Why not more cores in today's CPUs?

Vanadium 50 · Nov 21, 2009

Perhaps someone can explain this to me.

An i7 has a transistor count of 731M. A Pentium has a transistor count of 3M. So in principle, Intel could build a 200 core processor today. Each core would be no "smarter" than a Pentium, but that's pretty much all you need.

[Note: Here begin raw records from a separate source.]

constexpr int GROUP_MAX_BD = 1024;
#ifndef BOTE_GROUP_WAVES
#define BOTE_GROUP_WAVES 5
#endif
#ifndef BOTE_GROUP_WAVES_PERM
#define BOTE_GROUP_WAVES_PERM 4
#endif

__host__ __device__ constexpr int cmax(int a, int b) { return a > b ? a : b; }
template <bool B>
struct BoolC {
  static constexpr bool value = B;
};

template <int N>
struct GCfg {
  using QC = QCfg<N>;
  static constexpr int F = N - 3;
  static constexpr int FP = (F + 1) / 2;
  static constexpr int KQ = cmax(cmax(QC::qa1, QC::maxf >= 2 ? QC::qa2 : 0), cmax(QC::qe, 3)) - 1;
  static_assert(KQ <= N - 1, "quorum larger than the config");
  static constexpr bool PERM = N <= 7 && QC::NL == 2;
  static constexpr bool RX = N <= 7;
  static_assert(!RX || (F <= 4 && KQ <= 4), "position table holds 4 fixed members");
};

__host__ __device__ inline uint32_t gline_rx_bytes(const FastArgs& a, int N) { return N <= 7 && a.grx ? a.ns * 16 : 0u; }
__host__ __device__ inline uint32_t gline_bytes(const FastArgs& a, int N, int KQ) {
  const int F = N - 3, FP = (F + 1) / 2;
  return (gline_rx_bytes(a, N) + a.cq_stride * 8 + (uint32_t)(FP * KQ + 2 * F) * 4 + 15) & ~15u;
}

__host__ __device__ inline uint32_t lines_wave_bytes(const FastArgs& a) {
  return (a.gslots * (a.cq_stride * 8 + 4) + 15) & ~15u;
}

struct GroupLds {
  size_t lines_or_qtab;
  size_t cqt;
  size_t rqt;
  size_t srv;
  size_t lrec;
  size_t cs2;
  size_t vcol;
  size_t vcol32;
  size_t glines;
  size_t top;
  size_t cand;
  size_t tmp;
  size_t thr;
  size_t lock;
  size_t bins;
  size_t digest;
  size_t total;
};

enum : int {
  LOCK_MERGE = 0,
  LOCK_SCORE = 1,
  LOCK_COV = 2,
};

__host__ __device__ inline GroupLds group_layout(const FastArgs& a, int N, int NLW, int KQ, bool perm) {
  const auto a16 = [](size_t o) { return (o + 15) & ~(size_t)15; };
  GroupLds l;
  size_t o = 0;
  l.lines_or_qtab = o; o += perm ? (size_t)(a.gbd / 64) * lines_wave_bytes(a) : ((size_t)N * NLW) << a.gqsh;
  o = a16(o);
  l.cqt = o; o += (size_t)a.R * a.cq_stride * 8;
  l.rqt = o; o += a.rq_separate ? (size_t)a.R * a.rq_stride * 8 : 0;
  l.srv = o; o += (size_t)a.ns * 4;
  o = (o + 7) & ~(size_t)7;
  l.lrec = o; o += (size_t)a.ns * 8;
  o = a16(o);
  l.cs2 = o; o += (size_t)a.ns * 8;
  l.vcol = o; o += (size_t)a.ns * 8;
  l.vcol32 = o; o += (size_t)a.ns * 4;
  o = a16(o);
  l.glines = o; o += (size_t)(a.gbd / 64) * gline_bytes(a, N, KQ);
  o = a16(o);
  l.top = o; o += (size_t)a.n_obj * a.K * 16;
  l.cand = o; o += (size_t)64 * 16;
  l.tmp = o; o += (size_t)a.K * 16;
  l.thr = o; o += (size_t)MAXOBJ * 16;
  l.lock = o; o += 48;
  o = a16(o);
  l.bins = o; o += perm && (a.keys || a.gbins) ? (size_t)(a.gbd / 64) * N * 256 : 0;
  o = a16(o);
  l.digest = o; o += (size_t)a.gbd * 8;
  l.total = o;
  return l;
}

template <int N>
static size_t group_smem_n(const FastArgs& a) {
  return group_layout(a, N, QCfg<N>::NL <= 2 ? 1 : 2, GCfg<N>::KQ, GCfg<N>::PERM).total;
}

bool group_uses_lines(uint32_t n) {
  switch (n) {
#define PL_CASE(NN) case NN: return GCfg<NN>::PERM;
    PL_CASE(4) PL_CASE(5) PL_CASE(6) PL_CASE(7)
#undef PL_CASE
    default: return false;
  }
}

size_t group_smem_bytes(const FastArgs& a, uint32_t n) {
  switch (n) {
#define SM_CASE(NN) case NN: return group_smem_n<NN>(a);
    SM_CASE(4) SM_CASE(5) SM_CASE(6) SM_CASE(7) SM_CASE(8) SM_CASE(9) SM_CASE(10) SM_CASE(11) SM_CASE(12)
    SM_CASE(13) SM_CASE(14) SM_CASE(15) SM_CASE(16)
#undef SM_CASE
    default: return 0;
  }
}
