     static_assert(STAGES >= 2, "need at least a double buffer");
     static_assert(ACC <= 512 && MROWS + 8 <= 128, "accumulators exceed TMEM");
     static_assert(X3_OP % 128 == 0, "the ones group must start at the copies' group pitch");
+    static_assert((NCP - 1) * CP_BYTES + (UM / 8) * XC <= RING_OFF + STAGES * STAGE_BYTES, "A-operand tail reads past the ring");
 };
+static_assert(WgCfg<3, 32, 128, 1>::STAGES == 3 && WgCfg<3, 32, 128, 1>::NCP == 2 && WgCfg<3, 32, 64, 1>::STAGES == 4 &&
+                  WgCfg<3, 32, 64, 1>::NCP == 2,
+              "weight-gradient ring depth differs from the plan");
 
 struct WgParams {
     const float *scale, *shift;
@@ -64,7 +75,7 @@
     using C = WgCfg<KS, NB, COB, MT, TWO>;
     extern __shared__ uint8_t smem_raw[];
     uint8_t *smem = reinterpret_cast<uint8_t *>((reinterpret_cast<uintptr_t>(smem_raw) + 1023) & ~uintptr_t(1023));
-    uint8_t *fixed = smem + C::STAGES * C::STAGE_BYTES + C::TAIL_PAD;
+    uint8_t *fixed = smem + C::RING_OFF + C::STAGES * C::STAGE_BYTES;
     uint64_t *bars = reinterpret_cast<uint64_t *>(fixed);
     uint32_t *tmem_slot = reinterpret_cast<uint32_t *>(fixed + 512);
     float *s_scale = reinterpret_cast<float *>(fixed + 1024);
@@ -72,9 +83,9 @@
     float *s_dsc = s_shift + 256, *s_dkb = s_dsc + 256, *s_dkd = s_dkb + 256;
 
     const int warp = __shfl_sync(0xffffffffu, (int)(threadIdx.x >> 5), 0), lane = threadIdx.x & 31;
-    const uint32_t bar_full = ptx::smem_u32(bars), bar_xf = bar_full + 8 * C::STAGES, bar_empty = bar_xf + 8 * C::STAGES;
-    const uint32_t bar_done = bar_empty + 8 * C::STAGES;
-    const uint32_t smem_u32 = ptx::smem_u32(smem);
+    const uint32_t bar_full = ptx::smem_u32(bars), bar_empty = bar_full + 8 * C::STAGES, bar_xf = bar_empty + 8 * C::STAGES;
+    const uint32_t bar_cfree = bar_xf + 8 * C::NCP, bar_done = bar_cfree + 8 * C::NCP;
+    const uint32_t smem_u32 = ptx::smem_u32(smem), ring_u32 = smem_u32 + C::RING_OFF;
 
     const int n_bp = P.ci_blocks * P.co_blocks;
     const int bp = blockIdx.x % n_bp, split = blockIdx.x / n_bp;
@@ -86,8 +97,11 @@
     if (threadIdx.x == 0) {
         for (int s = 0; s < C::STAGES; ++s) {
             ptx::mbar_init(bar_full + 8 * s, 1);
-            ptx::mbar_init(bar_xf + 8 * s, kWgXfThreads / 32);
             ptx::mbar_init(bar_empty + 8 * s, 1);
+        }
+        for (int b = 0; b < C::NCP; ++b) {
+            ptx::mbar_init(bar_xf + 8 * b, kWgXfThreads / 32);
+            ptx::mbar_init(bar_cfree + 8 * b, 1);
         }
         ptx::mbar_init(bar_done, 1);
         ptx::fence_barrier_init();
@@ -96,8 +110,8 @@
         if (TWO) ptx::prefetch_tensormap(&tmR);
     }
     if (warp == 2) ptx::tmem_alloc(ptx::smem_u32(tmem_slot), C::TMEM_COLS);
-    for (int i = threadIdx.x; i < C::STAGES * (C::XC / 16); i += blockDim.x)
-        ptx::sts128(smem_u32 + (i / (C::XC / 16)) * C::STAGE_BYTES + C::OFF_ONE + (i % (C::XC / 16)) * 16, make_uint4(0x3f80u, 0u, 0u, 0u));
+    for (int i = threadIdx.x; i < C::NCP * (C::XC / 16); i += blockDim.x)
+        ptx::sts128(smem_u32 + (i / (C::XC / 16)) * C::CP_BYTES + C::CP_ONE + (i % (C::XC / 16)) * 16, make_uint4(0x3f80u, 0u, 0u, 0u));
     ptx::fence_proxy_async_smem();
     pdl_wait();
     if (P.scale)
@@ -123,10 +137,16 @@
             const int h0 = ti.th * kTH, w0 = ti.tw * C::TWP;
             ptx::mbar_wait(bar_empty + 8 * stage, phase ^ 1, 11);
             WG_TRACE(0, it);
-            const uint32_t sb = smem_u32 + stage * C::STAGE_BYTES;
+            const uint32_t sb = ring_u32 + stage * C::STAGE_BYTES;
             if (ptx::elect_one()) {
                 ptx::mbar_expect_tx(bar_full + 8 * stage, C::D_OP * (TWO ? 2 : 1) + C::XR_OP);
-                ptx::tma_load_5d(sb + C::OFF_DOP, &tmD, bar_full + 8 * stage, 0, w0, h0, co0 / 8, ti.n_img);
+                if constexpr (C::SW) {
+#pragma unroll
+                    for (int b = 0; b < COB / 64; ++b)
+                        ptx::tma_load_4d(sb + C::OFF_DOP + b * C::D_BOX, &tmD, bar_full + 8 * stage, co0 + 64 * b, w0, h0, ti.n_img);
+                } else {
+                    ptx::tma_load_5d(sb + C::OFF_DOP, &tmD, bar_full + 8 * stage, 0, w0, h0, co0 / 8, ti.n_img);
+                }
                 if (TWO) ptx::tma_load_5d(sb + C::OFF_DRAW, &tmR, bar_full + 8 * stage, 0, w0, h0, co0 / 8, ti.n_img);
                 ptx::tma_load_5d(sb + C::OFF_XR, &tmX, bar_full + 8 * stage, 0, w0 - C::PAD, h0 - C::PAD, ci0 / 8, ti.n_img);
             }
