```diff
@@ -452,6 +512,7 @@
         };
         uint32_t fs = 0;
         bool copy_pending = !bail && is_stream;
+        if (!copy_pending && *lnext < P.nlist) rec_fetch(*lnext);
         uint32_t N = 0;
         uint32_t base = 0, cnt = 0, p = 0;
         uint32_t gen_rows = 0;
@@ -486,6 +547,7 @@
             if (is_stream && !stream_done) {
                 FU_PH(FU_PH_POINTS);
                 FU_PH_COUNT(FU_PH_FILLS);
+                if (nstate() == 0 && fs + FU_FILL >= SE.end_al && *lnext < P.nlist) rec_fetch(*lnext);
                 if (copy_pending) {
                     mbar_wait(&S.mbar[buf], (par >> buf) & 1u);
                     par ^= 1u << buf;
@@ -905,6 +967,7 @@
                     }
                     __syncthreads();
                     FU_PH(FU_PH_WAIT);
+                    if (nstate() == 1 && stream_done) first_fill(buf);
                     if (tid == 0) {
                         S.nd_v = nV;
                         S.nd_d1 = nD1;
@@ -1223,6 +1286,8 @@
                 for (uint32_t q = tid; q < P.npoints; q += FU_THREADS) fu_fold(P.aggr_id, P.aggr_values, P.aggr_counts, cell0 + q, row[q]);
             }
         }
+        if (tid == 0) S.lnext[((par >> 5) & 1u) ^ 1u] = *lnext < P.nlist ? claim : P.nlist;
+        par ^= 1u << 5;
         FU_PH(FU_PH_SETUP);
     }
 #ifdef VMB_FUSED_PHASES
```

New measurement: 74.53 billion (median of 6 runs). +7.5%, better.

Now, I recognize that this is extreme, and such a processor would be bottlenecked by memory bandwidth, but the basic idea seems sound - gain throughput by putting more, less capable, cores on the chip: 20 or 25 Pentium 4's seems not to be outside the realm of possibility.

Why don't we see this on the market?

Hepth · Nov 21, 2009

I thought we did? I know our lab had a 35 processor "supercomputer" that were all parallel mac G4's back in the day.
I think the construction of such a thing, while useful, is not useful on a consumer level. And as such, while they DO exist (thats what supercomputers are)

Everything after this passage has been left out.